All code in a git repository with a README
Software environment specified (conda environment.yml or Dockerfile)
Raw data archived with checksums
Analysis pipeline runs end-to-end from raw data to figures
All random seeds fixed and documented
Analysis parameters in config files, not hardcoded
Methods section includes exact tool versions and parameters
Full results tables in supplementary data (not just filtered highlights)
Repository tagged at submission version

★The six-month test

A common self-test for reproducibility: "Can someone with no knowledge of this project reproduce the key figures in six months using only the repository and the paper's methods section?" If the answer is no, the analysis is not truly reproducible.

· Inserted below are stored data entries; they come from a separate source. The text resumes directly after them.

template <typename E>
struct BucketPass {
    const E* src;
    E* dst;
    uint32_t* cursors;
    uint32_t cursor_shift;
    uint32_t src_count_shift;
    uint32_t* flag;
    const uint32_t* src_counts;
    uint32_t n;
    uint32_t src_stride;
    uint32_t tiles_per_bucket;
    uint32_t dst_stride;
    uint32_t dst_total;
    int start_bit;
    uint32_t* zero_me;
    const uint32_t* sample;
    int which_digit;
    int dst16;
    const StablePlace* place;
    const uint32_t* status_a;
    uint32_t pieces, rows_per_chain_a, slice;
    uint32_t seg_shift;
    uint32_t* tickets;
};

struct Msd2Placement {
    int top;
    unsigned long long prefix;
};
__device__ __forceinline__ Msd2Placement msd2_placement(const uint32_t* __restrict__ sample )
{
    const unsigned long long o = ((unsigned long long)sample[1] << 32) | sample[0];
    const unsigned long long a = ((unsigned long long)sample[3] << 32) | sample[2];
    const unsigned long long diff = o ^ a;
    Msd2Placement p;
    p.top = diff ? 64 - __builtin_clzll(diff) : 0;
    if (p.top < 16) p.top = 16;
    p.prefix = p.top < 64 ? (o >> p.top) : 0ull;
    return p;
}
__device__ __forceinline__ size_t probe_sample_index(uint32_t k, uint32_t n)
{
    const uint32_t cell = n >> 14;
    const uint32_t hash24 = (uint32_t)(((unsigned long long)k * 0x9E3779B97F4A7C15ull) >> 40);
    const uint32_t jit = (uint32_t)(((unsigned long long)hash24 * cell) >> 24);
    unsigned long long at = (unsigned long long)k * (unsigned long long)n / 16384ull + jit;
    if (at >= n) at = n - 1u;
    return (size_t)at;
}
ADLHIP_KERNEL __global__ __launch_bounds__(1024) void probe_positions_selftest_kernel(uint32_t n, uint32_t* __restrict__ out)
{
    uint32_t hi = 0u, bad = 0u;
    for (int i = 0; i < 16; ++i) {
        const uint32_t k = threadIdx.x * 16u + (uint32_t)i;
        const unsigned long long at = probe_sample_index(k, n);
        const unsigned long long lo = (unsigned long long)k * n / 16384ull, up = (unsigned long long)(k + 1u) * n / 16384ull;
        if (at < lo || at >= (up > lo ? up : lo + 1ull) || at >= n) ++bad;
        hi = at > hi ? (uint32_t)at : hi;
    }
    atomicMax(out + 0, hi);
    if (bad) atomicAdd(out + 1, bad);
}

constexpr int kSampleWGs = 16;
constexpr int kSamples = 2048;
constexpr int kSampleArriveWord = 13;

__device__ __forceinline__ size_t sample_position(int k, uint32_t n)
{
    const unsigned long long lo = (unsigned long long)k * n / (unsigned)kSamples, hi = (unsigned long long)(k + 1) * n / (unsigned)kSamples;
    uint32_t h = (uint32_t)k * 0x85EBCA6Bu + 0x27D4EB2Fu;
    h ^= h >> 15;
    h *= 0xC2B2AE35u;
    h ^= h >> 13;
    return (size_t)(lo + (((unsigned long long)h * (hi - lo)) >> 32));
}

__device__ __forceinline__ void sample_accumulate(unsigned long long v0, unsigned long long v1, uint32_t* sample, uint32_t* flag)
{
    const int lane = (int)threadIdx.x;
    unsigned long long o = v0 | v1, a = v0 & v1;
#pragma unroll
    for (int sh = 32; sh >= 1; sh >>= 1) {
        o |= __shfl_xor(o, sh);
        a &= __shfl_xor(a, sh);
    }
    if (lane == 0) {
        __hip_atomic_fetch_or(sample + 0, (uint32_t)o, __ATOMIC_RELAXED, __HIP_MEMORY_SCOPE_AGENT);
        __hip_atomic_fetch_or(sample + 1, (uint32_t)(o >> 32), __ATOMIC_RELAXED, __HIP_MEMORY_SCOPE_AGENT);
        __hip_atomic_fetch_and(sample + 2, (uint32_t)a, __ATOMIC_RELAXED, __HIP_MEMORY_SCOPE_AGENT);
        __hip_atomic_fetch_and(sample + 3, (uint32_t)(a >> 32), __ATOMIC_RELAXED, __HIP_MEMORY_SCOPE_AGENT);
    }
    __shared__ uint32_t s_seen[256];
#pragma unroll
    for (int i = 0; i < 4; ++i) s_seen[i * 64 + lane] = 0u;
    uint32_t mine = 0u;
#pragma unroll
    for (int j = 0; j < 2; ++j) {
        const unsigned long long hv = ((j ? v1 : v0) + 0x632BE59BD9B4E019ull) * 0x9E3779B97F4A7C15ull;
        const uint32_t fp = (uint32_t)(hv >> 32) | 1u;
        uint32_t h = (uint32_t)(hv >> 24) & 255u;
        for (int step = 0; step < 256; ++step) {
            const uint32_t old = atomicCAS(&s_seen[h], 0u, fp);
            if (old == 0u) break;
            if (old == fp) {
                ++mine;
                break;
            }
            h = (h + 1u) & 255u;
        }
    }
    uint32_t reps = mine;
#pragma unroll
    for (int sh = 32; sh >= 1; sh >>= 1) reps += __shfl_xor(reps, sh);
    if (lane == 0 && reps) __hip_atomic_fetch_add(flag + kSampleRepeatsWord, reps, __ATOMIC_RELAXED, __HIP_MEMORY_SCOPE_AGENT);
}

template <typename E>
__global__ __launch_bounds__(64) void msd2_sample_kernel(const E* __restrict__ src, uint32_t n, uint32_t* sample, uint32_t* bar,
                                                         uint32_t* fault, uint32_t* flag, uint32_t dup_thr)
{
    const int tid = (int)(blockIdx.x * 64u + threadIdx.x);
    if (tid == 0) {
        __hip_atomic_store(bar, 0u, __ATOMIC_RELAXED, __HIP_MEMORY_SCOPE_AGENT);
        fault[0] = 0u;
        __hip_atomic_store(flag + kSampleThresholdWord, dup_thr, __ATOMIC_RELAXED, __HIP_MEMORY_SCOPE_AGENT);
    }
    if (tid < kTileTicketCounters)
        __hip_atomic_store(flag + kTileTicketWord0 + kTileTicketStride * tid, 0u, __ATOMIC_RELAXED, __HIP_MEMORY_SCOPE_AGENT);
    const E x0 = src[sample_position(2 * tid, n)], x1 = src[sample_position(2 * tid + 1, n)];
    sample_accumulate((unsigned long long)x0, (unsigned long long)x1, sample, flag);
}

template <typename E, int NT, int K, int PASS>
__global__ __launch_bounds__(NT) void msd_bucket_scatter_kernel(BucketPass<E> a)
{
    using C = TileCfg<E, 8, NT, K>;
    typedef AosIO<E> IO;
    constexpr int BINS = 256;
    constexpr int NW = C::NW;
    extern __shared__ __attribute__((aligned(16))) unsigned char smem[];
    E* __restrict__ s_elems = reinterpret_cast<E*>(smem + C::OFF_ELEMS);
    uint32_t* __restrict__ s_wcnt = reinterpret_cast<uint32_t*>(smem + C::OFF_WCNT);
    uint32_t* __restrict__ s_goff = reinterpret_cast<uint32_t*>(smem + C::OFF_GOFF);
    if (a.zero_me && blockIdx.x == 0 && threadIdx.x == 0) __hip_atomic_store(a.zero_me, 0u, __ATOMIC_RELAXED, __HIP_MEMORY_SCOPE_AGENT);
    uint32_t give_up = 0u;
    if constexpr (PASS >= 1) {
        if (threadIdx.x == 0) give_up = large_sort_gave_up(a.flag);
    }
    uint32_t base, valid, cursor_base = 0u;
    uint32_t lin = 0u;
    if constexpr (PASS == 3) {
        uint32_t* __restrict__ s_misc = reinterpret_cast<uint32_t*>(smem + C::OFF_MISC);
        const uint32_t b = blockIdx.x / a.tiles_per_bucket, t = blockIdx.x % a.tiles_per_bucket;
        if (threadIdx.x < 64u) {
            const int l = (int)threadIdx.x;
            uint32_t cnt = 0u;
            if ((uint32_t)l < a.pieces) {
                const uint32_t c0 = (uint32_t)l * a.slice;
                if (c0 < a.n) {
                    const uint32_t len = (c0 + a.slice < a.n ? c0 + a.slice : a.n) - c0;
                    const uint32_t rows = (len + (uint32_t)C::TILE - 1u) / (uint32_t)C::TILE;
                    cnt = a.status_a[((size_t)l * a.rows_per_chain_a + rows - 1u) * BINS + b] & kValMask;
                    if (cnt > a.src_stride) cnt = a.src_stride;
                }
            }
            const uint32_t incl = wave_incl_scan_u32(cnt);
            const uint32_t total = (uint32_t)__builtin_amdgcn_readlane((int)incl, 63);
            if (l < 32) {
                const bool real = (uint32_t)l < a.pieces;
                s_goff[l] = real ? incl : 0xffffffffu;
                s_goff[32 + l] = real ? (b * a.pieces + (uint32_t)l) * a.src_stride - (incl - cnt) : 0u;
            }
            const uint32_t pos = t * (uint32_t)C::TILE;
            uint32_t v = 0u;
            if (pos < total) v = total - pos < (uint32_t)C::TILE ? total - pos : (uint32_t)C::TILE;
            const unsigned long long after = __ballot((uint32_t)l < a.pieces && incl > pos && cnt != 0u);
            uint32_t ln = 0xffffffffu, split = 0u, ln2 = 0u;
            if (after && v != 0u) {
                const int c0 = __builtin_ctzll(after);
                const uint32_t end0 = (uint32_t)__builtin_amdgcn_readlane((int)incl, c0);
                const uint32_t first0 = end0 - (uint32_t)__builtin_amdgcn_readlane((int)cnt, c0);
                const unsigned long long rest = after & ~(1ull << c0);
                if (pos + v <= end0) {
                    ln = (b * a.pieces + (uint32_t)c0) * a.src_stride + (pos - first0);
                    split = v;
                } else if (rest) {
                    const int c1 = __builtin_ctzll(rest);
                    const uint32_t end1 = (uint32_t)__builtin_amdgcn_readlane((int)incl, c1);
                    if (pos + v <= end1) {
                        ln = (b * a.pieces + (uint32_t)c0) * a.src_stride + (pos - first0);
                        split = end0 - pos;
// ... 53 lines not shown
        uint32_t c = 0u;
        for (uint32_t i = 0; i < a.pieces; ++i) c += (q0 >= s_end[i]) ? 1u : 0u;
        const int rem = (int)valid - (int)wbase;
#pragma unroll
        for (int j = 0; j < K; ++j) {
            const uint32_t q = q0 + (uint32_t)(j * 64);
            while (c < 31u && q >= s_end[c]) ++c;
            e[j] = (j * 64 < rem) ? load_once(a.src + (size_t)(q + s_adj[c])) : ~E(0);
        }
    } else if (PASS == 3 && reinterpret_cast<const uint32_t*>(smem + C::OFF_MISC)[4] < valid) {
        const uint32_t split = reinterpret_cast<const uint32_t*>(smem + C::OFF_MISC)[4];
        const uint32_t ln2 = reinterpret_cast<const uint32_t*>(smem + C::OFF_MISC)[5];
        const int rem = (int)valid - (int)wbase;
#pragma unroll
        for (int j = 0; j < K; ++j) {
            const uint32_t i = wbase + (uint32_t)(j * 64);
            e[j] = (j * 64 < rem) ? load_once(a.src + (size_t)((i < split ? lin : ln2) + i)) : ~E(0);
        }
    } else {
        const typename IO::Cursor p = io.cursor((size_t)(PASS == 3 ? lin : base) + wbase);
        if (valid == (uint32_t)C::TILE) {
#pragma unroll
            for (int j = 0; j < K; ++j) e[j] = p.at(j * 64);
        } else {
            const int rem = (int)valid - (int)wbase;
#pragma unroll
            for (int j = 0; j < K; ++j) e[j] = (j * 64 < rem) ? p.at(j * 64) : ~E(0);
        }
    }
    if (a.sample && a.which_digit == 1 && place.top < (int)(8 * sizeof(E))) {
        const E pre = (E)place.prefix;
        const int rem = (int)valid - (int)wbase;
        E bad = E(0);
#pragma unroll
        for (int j = 0; j < K; ++j)
            if (j * 64 < rem) bad |= (e[j] >> place.top) ^ pre;
        if (bad != E(0)) __hip_atomic_fetch_or(a.flag, 1u, __ATOMIC_RELAXED, __HIP_MEMORY_SCOPE_AGENT);
    }
#pragma unroll
    for (int b = lane; b < BINS; b += 64) my_wcnt[b] = 0u;
    uint32_t rnk2[(K + 1) / 2];
    {
        uint32_t rnk[K];
        rank_in_wave<E, 8, K, 1>(e, rnk, my_wcnt, start_bit);
#pragma unroll
        for (int j = 0; j < K; j += 2) rnk2[j >> 1] = rnk[j] | ((j + 1 < K ? rnk[j + 1] : 0u) << 16);
    }
#pragma unroll
    for (int j = 0; j < (K + 1) / 2; ++j) asm volatile("" : "+v"(rnk2[j]));
#pragma unroll
    for (int j = 0; j < K; ++j) asm volatile("" : "+v"(e[j]));
    if constexpr (PASS >= 1) {
        if (threadIdx.x == 0) reinterpret_cast<uint32_t*>(smem + C::OFF_MISC)[8] = give_up;
    }
    __syncthreads();
    if constexpr (PASS >= 1) {
        if (reinterpret_cast<const uint32_t*>(smem + C::OFF_MISC)[8]) return;
    }
    u32x4 cnt4 = {0u, 0u, 0u, 0u};
    u32x4 toff4 = {0u, 0u, 0u, 0u};
    uint16_t* __restrict__ my_wpos = reinterpret_cast<uint16_t*>(smem + C::OFF_WPOS) + w * BINS;
    {
        u32x4 pre4 = {0u, 0u, 0u, 0u};
#pragma unroll
        for (int i = 0; i < NW; ++i) {
            const u32x4 r = *reinterpret_cast<const u32x4*>(s_wcnt + i * BINS + 4 * lane);
            cnt4 += r;
            if (i < w) pre4 += r;
        }
        const uint32_t s4 = cnt4.x + cnt4.y + cnt4.z + cnt4.w;
        const uint32_t ex = wave_incl_scan_u32(s4) - s4;
        toff4.x = ex;
        toff4.y = ex + cnt4.x;
        toff4.z = toff4.y + cnt4.y;
        toff4.w = toff4.z + cnt4.z;
        const u32x4 p4 = toff4 + pre4;
        typedef uint32_t u32x2 __attribute__((ext_vector_type(2)));
        const u32x2 packed = {p4.x | (p4.y << 16), p4.z | (p4.w << 16)};
        *reinterpret_cast<u32x2*>(my_wpos + 4 * lane) = packed;
    }
    u32x4 at4 = {0u, 0u, 0u, 0u};
    u32x4 real4 = cnt4;
    if (w == 0) {
        if (lane == 63) real4.w -= (uint32_t)C::TILE - valid;
        uint32_t* cur = a.cursors + ((size_t)(cursor_base + 4u * (uint32_t)lane) << a.cursor_shift);
        const size_t step = (size_t)1 << a.cursor_shift;
        if (real4.x) at4.x = __hip_atomic_fetch_add(cur + 0 * step, real4.x, __ATOMIC_RELAXED, __HIP_MEMORY_SCOPE_AGENT);
        if (real4.y) at4.y = __hip_atomic_fetch_add(cur + 1 * step, real4.y, __ATOMIC_RELAXED, __HIP_MEMORY_SCOPE_AGENT);
        if (real4.z) at4.z = __hip_atomic_fetch_add(cur + 2 * step, real4.z, __ATOMIC_RELAXED, __HIP_MEMORY_SCOPE_AGENT);
        if (real4.w) at4.w = __hip_atomic_fetch_add(cur + 3 * step, real4.w, __ATOMIC_RELAXED, __HIP_MEMORY_SCOPE_AGENT);
    }
    {
        constexpr int CH = K < 8 ? K : 8;
#pragma unroll
        for (int j0 = 0; j0 < K; j0 += CH) {
            uint32_t pos[CH];
#pragma unroll
            for (int j = 0; j < CH; ++j) pos[j] = my_wpos[digit_of<8>(e[(j0 + j < K) ? j0 + j : K - 1], start_bit)];
#pragma unroll
            for (int j = 0; j < CH; ++j) {
                if (j0 + j < K) {
                    const uint32_t r = (rnk2[(j0 + j) >> 1] >> (16 * ((j0 + j) & 1))) & 0xffffu;
                    s_elems[pos[j] + r] = e[j0 + j];
                }
            }
        }
    }
    if (w == 0) {
        const bool over = (at4.x + real4.x > a.dst_stride) | (at4.y + real4.y > a.dst_stride) | (at4.z + real4.z > a.dst_stride) |
                          (at4.w + real4.w > a.dst_stride);
        if (over) __hip_atomic_fetch_or(a.flag, 1u, __ATOMIC_RELAXED, __HIP_MEMORY_SCOPE_AGENT);
        uint32_t d0 = cursor_base + 4u * (uint32_t)lane;
        if constexpr (PASS >= 2)
            d0 = ((cursor_base >> 8) << a.seg_shift) + ((4u * (uint32_t)lane) & ((1u << a.seg_shift) - 1u));
        u32x4 go;
        go.x = (d0 + 0u) * a.dst_stride + at4.x - toff4.x;
        go.y = (d0 + 1u) * a.dst_stride + at4.y - toff4.y;
        go.z = (d0 + 2u) * a.dst_stride + at4.z - toff4.z;
        go.w = (d0 + 3u) * a.dst_stride + at4.w - toff4.w;
        *reinterpret_cast<u32x4*>(s_goff + 4 * lane) = (scaled && !a.dst16) ? go * (uint32_t)IO::kStoreScale : go;
    }
    __syncthreads();
    if (a.dst16) {
        uint16_t* __restrict__ d16 = reinterpret_cast<uint16_t*>(a.dst);
#pragma unroll 8
        for (int i = 0; i < K; ++i) {
            const uint32_t pos = (uint32_t)(tid + i * NT);
            if (pos < valid) {
                const E v = s_elems[pos];
                const uint32_t g = s_goff[digit_of<8>(v, start_bit)] + pos;
                if (g < a.dst_total) d16[g] = (uint16_t)v;
            }
        }
        return;
    }
    write_out_tile<IO, 8, NT, K, ADLHIP_WRITE_UNROLL>(io, s_elems, s_goff, valid, a.dst_total, start_bit, scaled);
}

The "someone" might be you — lab members move on, memory fades, and you will need to revisit this analysis.

Tools Summary

Category	Tool	Purpose
Version control	Git + GitHub/GitLab	Code versioning and collaboration
Environment	Conda/Mamba	Package management
Containers	Docker + Singularity	Full environment reproducibility
Workflow	Snakemake	Pipeline management (Python-native)
Workflow	Nextflow + nf-core	Pipeline management (cloud/HPC)
Data versioning	DVC	Large file versioning
Notebooks	Papermill	Parameterized notebook execution
Randomness	Fixed seeds	Stochastic reproducibility

Reproducibility is not a bureaucratic requirement — it is the basic scientific standard that allows findings to be built upon. Every hour invested in these practices saves many hours of confusion, re-analysis, and failed replication.